Although the process of forming national constitutions in European states began more than two centuries ago, the actual texts of EU member state constitutions all date from the present century, with the single, obvious exception of the British constitution. The venerable British texts merit an obligatory nod of tribute to that paradoxical cradle of the constitutional state. A few European constitutional texts are the cumulative result of successive reforms of texts originally drafted in the nineteenth century or earlier,[2] and are found in those societies that managed to avoid the dramatic upheavals which punctuate the histories of other European states.[3] The majority of the constitutions were promulgated after the Second World War, following governmental ruptures of varying intensity and duration.[4] A final group of texts have their origin in the inter-war period and were drafted concurrent to the creation, or re-creation, of their corresponding states.[5]
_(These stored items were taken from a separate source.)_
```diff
@@ -382,8 +403,9 @@
       : "memory");
 }
 
+constexpr int LQ_AD = LIN_STRIDE, LQ_BDF = LIN_S2, LQ_BDV = LIN_S2 + 108, LQ_T = LIN_EVEL, LQ_TL = 32, LQ_GL = 34, LQ_YZ = 0, LQ_GV = 256;
 struct LqShared {
-  double rec[LIN_STRIDE];
+  double rec[LQ_AD + 9 * 6];
   double G[NJ * 34];
   double x[NX], u[NU], swing[24];
   double q[NX], Qd[NX], r[NU], b[NX];
@@ -391,57 +413,70 @@
   unsigned long long bar;
   int rowi[12], rowa[12], piv[NJ], freev[NJ];
 };
-constexpr int LQ_AD = LIN_A1, LQ_BDF = LIN_A2, LQ_BDV = LIN_A2 + 108, LQ_T = LIN_EPOS, LQ_TL = 32, LQ_GL = 34, LQ_YZ = 0, LQ_GV = 256;
-static_assert(LQ_BDV + 9 * NJ <= LIN_BF1, "discrete B must fit in the A2 region");
+static_assert(LQ_BDV + 9 * NJ <= LIN_S2 + LIN_STAGE, "discrete B must fit in the stage-2 block");
+__device__ __forceinline__ double lq_ad_at(const double* rec, int i, int lane) {
+  if (lane >= 9) return (lane < NX) ? rec[LIN_S1 + LS_AQ + i * 13 + lane - 9] : 0.0;
+  if (lane < 6) return rec[LQ_AD + i * 6 + lane];
+  return (3 + i == lane) ? 1.0 : 0.0;
+}
 static_assert(LQ_T + NJ * LQ_TL <= LIN_STRIDE && LQ_GV + 8 * NJ <= NJ * LQ_GL, "aliased areas overflow");
 static_assert((LQ_T % 2) == 0 && (sizeof(double) * LIN_STRIDE) % 16 == 0, "T is read with 128-bit loads");
 
 __device__ __forceinline__ void lq_model(LqShared& sh, int lane, unsigned flm, int nsw, double dt, double xn_l, double xref_l, double& cost_l, double& d2_w) {
   const Model& md = c_model;
   const double im = 1.0 / md.total_mass;
-  const double* A1c = sh.rec + LIN_A1; const double* A2c = sh.rec + LIN_A2;
-  const double* Bf1 = sh.rec + LIN_BF1; const double* Bf2 = sh.rec + LIN_BF2;
-  const double* Bv1 = sh.rec + LIN_BV1; const double* Bv2 = sh.rec + LIN_BV2;
-  const double* f1 = sh.rec + LIN_F1; const double* f2 = sh.rec + LIN_F2;
-  double* Ad = sh.rec + LQ_AD; double* BdF = sh.rec + LQ_BDF; double* Bdv = sh.rec + LQ_BDV;
+  const double* s1 = sh.rec + LIN_S1; const double* s2 = sh.rec + LIN_S2;
+  const double* Am2 = s2 + LS_AM; const double* Aq2 = s2 + LS_AQ;
+  double* BdF = sh.rec + LQ_BDF; double* Bdv = sh.rec + LQ_BDV;
   double bd[9];
   double d2 = 0.0;
   if (lane < NX) {
     const int j = lane;
-    double c1[9];
-#pragma unroll
-    for (int kk = 0; kk < 9; ++kk) c1[kk] = A1c[kk * NX + j];
+    double c1[6];
+#pragma unroll
+    for (int kk = 0; kk < 3; ++kk) { c1[kk] = lin_a_at(s1, kk, j); c1[3 + kk] = lin_a_at(s1, 6 + kk, j); }
+    double* adc = (j >= 9) ? sh.rec + LIN_S1 + LS_AQ + j - 9 : sh.rec + LQ_AD + j;
+    const int adl = (j >= 9) ? 13 : 6;
+    const bool ads = j < 6 || j >= 9;
 #pragma unroll 1
     for (int i = 0; i < 9; ++i) {
       double s = 0.0;
-#pragma unroll
-      for (int kk = 0; kk < 9; ++kk) s = fma(A2c[i * NX + 3 + kk], c1[kk], s);
-      Ad[i * NX + j] = 0.5 * dt * (A1c[i * NX + j] + A2c[i * NX + j] + dt * s) + ((3 + i == j) ? 1.0 : 0.0);
+      if (i >= 3) {
+#pragma unroll
+        for (int kk = 0; kk < 3; ++kk) s = fma(Am2[(i - 3) * 6 + 3 + kk], c1[kk], s);
+      }
+#pragma unroll
+      for (int kk = 0; kk < 3; ++kk) s = fma(Aq2[i * 13 + kk], c1[3 + kk], s);
+      const double ad = 0.5 * dt * (lin_a_at(s1, i, j) + lin_a_at(s2, i, j) + dt * s) + ((3 + i == j) ? 1.0 : 0.0);
+      if (ads) adc[i * adl] = ad;
     }
     if (j < 12) {
-      const double b0 = Bf1[j], b1 = Bf1[12 + j], b2 = Bf1[24 + j];
+      double b0, b1, b2, e0, e1, e2;
+      lin_force_arm(s1, j, im, b0, b1, b2);
+      lin_force_arm(s2, j, im, e0, e1, e2);
       const int ja = j % 3;
 #pragma unroll
       for (int i = 0; i < 9; ++i) {
-        const double s = A2c[i * NX + 3] * b0 + A2c[i * NX + 4] * b1 + A2c[i * NX + 5] * b2 + A2c[i * NX + ja] * im;
-        const double base = (i < 3) ? (Bf1[i * 12 + j] + Bf2[i * 12 + j]) : 0.0;
+        double s = 0.0;
+        if (i >= 3) { const double* a2 = Am2 + (i - 3) * 6; s = a2[3] * b0 + a2[4] * b1 + a2[5] * b2 + a2[ja] * im; }
+        const double base = (i == 0) ? b0 + e0 : (i == 1) ? b1 + e1 : (i == 2) ? b2 + e2 : 0.0;
         bd[i] = 0.5 * dt * (base + dt * s);
       }
     } else {
       const int jj = j - 12;
-      double cb[6];
-#pragma unroll
-      for (int kk = 0; kk < 6; ++kk) cb[kk] = Bv1[kk * NJ + jj];
+      double cb[3];
+#pragma unroll
+      for (int kk = 0; kk < 3; ++kk) cb[kk] = s1[LS_BV + (3 + kk) * NJ + jj];
 #pragma unroll
       for (int i = 0; i < 9; ++i) {
-        double s = A2c[i * NX + 12 + jj];
-#pragma unroll
-        for (int kk = 0; kk < 6; ++kk) s = fma(A2c[i * NX + 6 + kk], cb[kk], s);
-        const double base = (i >= 3) ? (Bv1[(i - 3) * NJ + jj] + Bv2[(i - 3) * NJ + jj]) : 0.0;
+        double s = Aq2[i * 13 + 3 + jj];
+#pragma unroll
+        for (int kk = 0; kk < 3; ++kk) s = fma(Aq2[i * 13 + kk], cb[kk], s);
+        const double base = (i >= 3) ? (s1[LS_BV + (i - 3) * NJ + jj] + s2[LS_BV + (i - 3) * NJ + jj]) : 0.0;
         bd[i] = 0.5 * dt * (base + dt * s);
       }
     }
-    const double bb = sh.x[lane] + 0.5 * dt * (f1[lane] + f2[lane]) - xn_l;
+    const double bb = sh.x[lane] + 0.5 * dt * (s1[LS_F + lane] + s2[LS_F + lane]) - xn_l;
     sh.b[lane] = bb; d2 = bb * bb;
   }
   d2 = warp_sum(d2);
@@ -535,9 +570,9 @@
   const Model& md = c_model;
   const double im = 1.0 / md.total_mass;
   double* out = a.proj + ((size_t)inst * N + k) * PJ_STRIDE;
-  const double* epos = sh.rec + LIN_EPOS; const double* evel = sh.rec + LIN_EVEL;
-  const double* dpq = sh.rec + LIN_DPQ; const double* dvx = sh.rec + LIN_DVX; const double* dvv = sh.rec + LIN_DVV;
-  double* Ad = sh.rec + LQ_AD; double* BdF = sh.rec + LQ_BDF; double* Bdv = sh.rec + LQ_BDV; double* T = sh.rec + LQ_T;
+  const double* epos = sh.rec + LIN_S1 + LS_EPOS; const double* evel = sh.rec + LIN_EVEL;
+  const double* dpq = sh.rec + LIN_DPQ; const double* dvv = sh.rec + LIN_DVV;
+  double* BdF = sh.rec + LQ_BDF; double* Bdv = sh.rec + LQ_BDV; double* T = sh.rec + LQ_T;
   double* G = sh.G; double* YZ = sh.G + LQ_YZ; double* GV = sh.G + LQ_GV;
   if (lane == 0) {
     int mr = 0;
@@ -577,7 +612,7 @@
         double px = 0.0;
         if (jj >= 6 && jj < 9) px = (jj - 6 == sh.rowa[r]) ? 1.0 : 0.0;
         else if (jj >= 9) px = dpq[row * NDIR + jj - 9];
-        v = -(dvx[row * NX + jj] + sh.rowg[r] * px);
+        v = -(lin_dvx_at(sh.rec, row, jj) + sh.rowg[r] * px);
       }
       xr[r] = v;
     }
@@ -665,7 +700,7 @@
           double px = 0.0;
           if (lane >= 6 && lane < 9) px = (lane - 6 == ax) ? 1.0 : 0.0;
           else if (lane >= 9) px = dpq[row * NDIR + lane - 9];
-          v = dvx[row * NX + lane] + HB_XY_POSITION_GAIN * px;
+          v = lin_dvx_at(sh.rec, row, lane) + HB_XY_POSITION_GAIN * px;
         } else if (lane == 30) v = evel[row] - sh.swing[6 * c + 3 + ax] + HB_XY_POSITION_GAIN * (epos[row] - sh.swing[6 * c + ax]);
         if (p < NP) {
           YZ[p * TL + lane] = v;
@@ -748,7 +783,7 @@
   }
   double at9[9];
 #pragma unroll
-  for (int i = 0; i < 9; ++i) at9[i] = (lane < NX) ? Ad[i * NX + lane] : 0.0;
+  for (int i = 0; i < 9; ++i) at9[i] = lq_ad_at(sh.rec, i, lane);
 #pragma unroll 1
   for (int kk = 0; kk < NJ; ++kk) {
     const double t = tl[kk * TL];
@@ -809,7 +844,7 @@
 }
 
 #ifndef HB_LQ_MINB
-#define HB_LQ_MINB 15
+#define HB_LQ_MINB 16
 #endif
 static_assert(HB_LQ_MINB * (sizeof(LqShared) + 1024) <= 228 * 1024, "lq_kernel must fit HB_LQ_MINB blocks per SM");
 __global__ void __launch_bounds__(32, HB_LQ_MINB) lq_kernel(SqpArgs a) {
@@ -823,7 +858,7 @@
   const double* grec = a.lin + ((size_t)inst * N + k) * LIN_STRIDE;
   const double* xk = (k == 0) ? a.x0 + (size_t)inst * NX : a.xt + ((size_t)inst * (N + 1) + k) * NX;
   if (lane == 0) {
-    constexpr unsigned REC_BYTES = (LIN_DVV + 12 * NJ) * sizeof(double), V_BYTES = NX * sizeof(double), SW_BYTES = 24 * sizeof(double);
+    constexpr unsigned REC_BYTES = LIN_STRIDE * sizeof(double), V_BYTES = NX * sizeof(double), SW_BYTES = 24 * sizeof(double);
     mbar_init(&sh.bar, 1);
     mbar_expect_tx(&sh.bar, REC_BYTES + 2 * V_BYTES + SW_BYTES);
     bulk_g2s(sh.rec, grec, REC_BYTES, &sh.bar);
```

The "reformed" texts often contain some structural traces of their origins in the preservation of the monarchy, or in the use of traditional formulae. However, the depth of the changes that were carried out[6] makes it virtually impossible to establish clear distinctions, based upon constitutional content, between these and the newer texts. Even those differences arising from the opposition of monarchy and republic are difficult to delineate clearly, in part due to the anomaly presented by Spain. The Spanish constitution is a new constitution, but it is also monarchical. In addition, the opposition in Spain to the constitutional order is no longer of political importance. The King of Spain is reputed to have stated long before his coronation that "my aspiration is to be king of a Spanish Republic" - a sentiment that acknowledged the reality that European monarchies are nothing more than republics with crowns.

[2] This set of cases includes Belgium, Denmark, Luxembourg, the Netherlands, and Sweden.
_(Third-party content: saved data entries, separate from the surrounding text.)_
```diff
@@ -1369,24 +1442,22 @@
         const uint32_t hmA = __ballot_sync(kFull, hardA), hmB = __ballot_sync(kFull, hardB);
         EXP_CLOCK(t_probe);
         if (hmA | hmB) {
-          const int fh = hmA ? __ffs(hmA) - 1 : 32 + __ffs(hmB) - 1;
+          const int fh = pb + (hmA ? __ffs(hmA) - 1 : 32 + __ffs(hmB) - 1);
           EXP_STAT(8);
-          if (fh == 0) {
-            if (long_word(ex[0])) continue;
-            break;
-          }
+          if (fh == 0) { hand = true; break; }
           take = fh;
           cons = ex[2 * take];
         }
       }
-      w_next = load_window(wb + cons);
+      const bool last = pb + kExpPass >= take;
+      if (last) load_window(wb + cons);
 #ifdef XLLM_EXP_STATS
       { const uint32_t aA = __ballot_sync(kFull, activeA), aB = __ballot_sync(kFull, activeB);
         const uint32_t hA = __ballot_sync(kFull, hitA), hB = __ballot_sync(kFull, hitB);
         if (lane == 0) { atomicAdd(&g_exp_stats[9], (unsigned long long)(__popc(aA) + __popc(aB))); atomicAdd(&g_exp_stats[10], (unsigned long long)(__popc(hA) + __popc(hB))); if ((aA & ~hA) | (aB & ~hB)) atomicAdd(&g_exp_stats[11], 1ull); } }
 #endif
-      const int cntA = lane < take ? MemoIds<SMALL>::count(valA) : 0;
-      const int cntB = lane + 32 < take ? MemoIds<SMALL>::count(valB) : 0;
+      const int cntA = jA < take ? MemoIds<SMALL>::count(valA) : 0;
+      const int cntB = jB < take ? MemoIds<SMALL>::count(valB) : 0;
       const uint32_t a0 = __ballot_sync(kFull, cntA & 1), a1 = __ballot_sync(kFull, cntA & 2), a2 = __ballot_sync(kFull, cntA & 4);
       const uint32_t c0 = __ballot_sync(kFull, cntB & 1), c1 = __ballot_sync(kFull, cntB & 2), c2 = __ballot_sync(kFull, cntB & 4);
       const int totalA = __popc(a0) + 2 * __popc(a1) + 4 * __popc(a2);
@@ -1394,34 +1465,45 @@
       const int oA = n_out + __popc(a0 & lt) + 2 * __popc(a1 & lt) + 4 * __popc(a2 & lt);
       const int oB = n_out + totalA + __popc(c0 & lt) + 2 * __popc(c1 & lt) + 4 * __popc(c2 & lt);
       const bool fits = n_out + totalA + totalB <= cap;
+      EXP_CHECK(!fits || (oA + cntA <= cap && oB + cntB <= cap));
       exp_store<SMALL>(out, valA, cntA, oA, a1 != 0u, a2 != 0u, fits, cap);
       if (c0 | c1 | c2) exp_store<SMALL>(out, valB, cntB, oB, c1 != 0u, c2 != 0u, fits, cap);
       n_out += totalA + totalB;
       U = false;
 #ifdef XLLM_EXP_STATS
-      { const unsigned long long t = clock64(); cyc_window += t_vote - t_step; cyc_probe += t_probe - t_vote; cyc_emit += t - t_probe; ++n_timed; }
+      { const unsigned long long t = clock64(); const int p = pb ? 1 : 0; cyc_probe[p] += t_probe - t_pass; cyc_emit[p] += t - t_probe; n_timed1 += p; }
 #endif
-      if (take == nstart) S2 = !((__shfl_sync(kFull, ns16, (cons - 1u) >> 4) >> ((cons - 1u) & 15u)) & 1u);
+      if (last) break;
+      pb += kExpPass;
+      }
+      if (hand) {
+        if (long_word(ex[0])) continue;
+        break;
+      }
+      if (take == nstart) S2 = !((__shfl_sync(kFull, ns, (cons - 1u) >> 5) >> ((cons - 1u) & 31u)) & 1u);
       }
     } else {
-      w_next = load_window(wb + cons);
+      load_window(wb + cons);
     }
     EXP_STAT(1);
     P = S2 && (take > 0 || P || !S);
     S = S2;
     v = wb + cons;
     if (v >= vlen) break;
-    w = w_next;
     __syncwarp();
   }
 #ifdef XLLM_EXP_STATS
   if (lane == 0) {
     atomicAdd(&g_exp_stats[kExpStatTimed], n_timed);
+    atomicAdd(&g_exp_stats[kExpStatTimed1], n_timed1);
     atomicAdd(&g_exp_stats[kExpStatCycWindow], cyc_window);
-    atomicAdd(&g_exp_stats[kExpStatCycProbe], cyc_probe);
-    atomicAdd(&g_exp_stats[kExpStatCycEmit], cyc_emit);
+    atomicAdd(&g_exp_stats[kExpStatCycProbe0], cyc_probe[0]);
+    atomicAdd(&g_exp_stats[kExpStatCycEmit0], cyc_emit[0]);
+    atomicAdd(&g_exp_stats[kExpStatCycProbe1], cyc_probe[1]);
+    atomicAdd(&g_exp_stats[kExpStatCycEmit1], cyc_emit[1]);
   }
 #endif
+  cp_async_wait<0>();
   rs.P = P;
   rs.S = S;
   rs.U = U;
```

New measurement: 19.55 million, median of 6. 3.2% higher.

[3] The Swedish Instrument of Government, the oldest written constitution in Europe, dates from 1720.

[4] Prolonged and serious ruptures occurred in Germany, Spain, Greece, Italy, and Portugal. In France the rupture brought about by the Vichy regime was shorter and concluded with the Constitution of 1946. A new and clear break occurred in 1958 when political circumstances surrounding the army revolt in Algeria led to the replacement of the 1946 Constitution.

[5] Included here are the cases of Austria, Finland, and Ireland. These constitutions have a number of distinctive characteristics which are not considered here.

[6] In the case of Belgium, the extent of the constitutional reform affected the very contour of the state.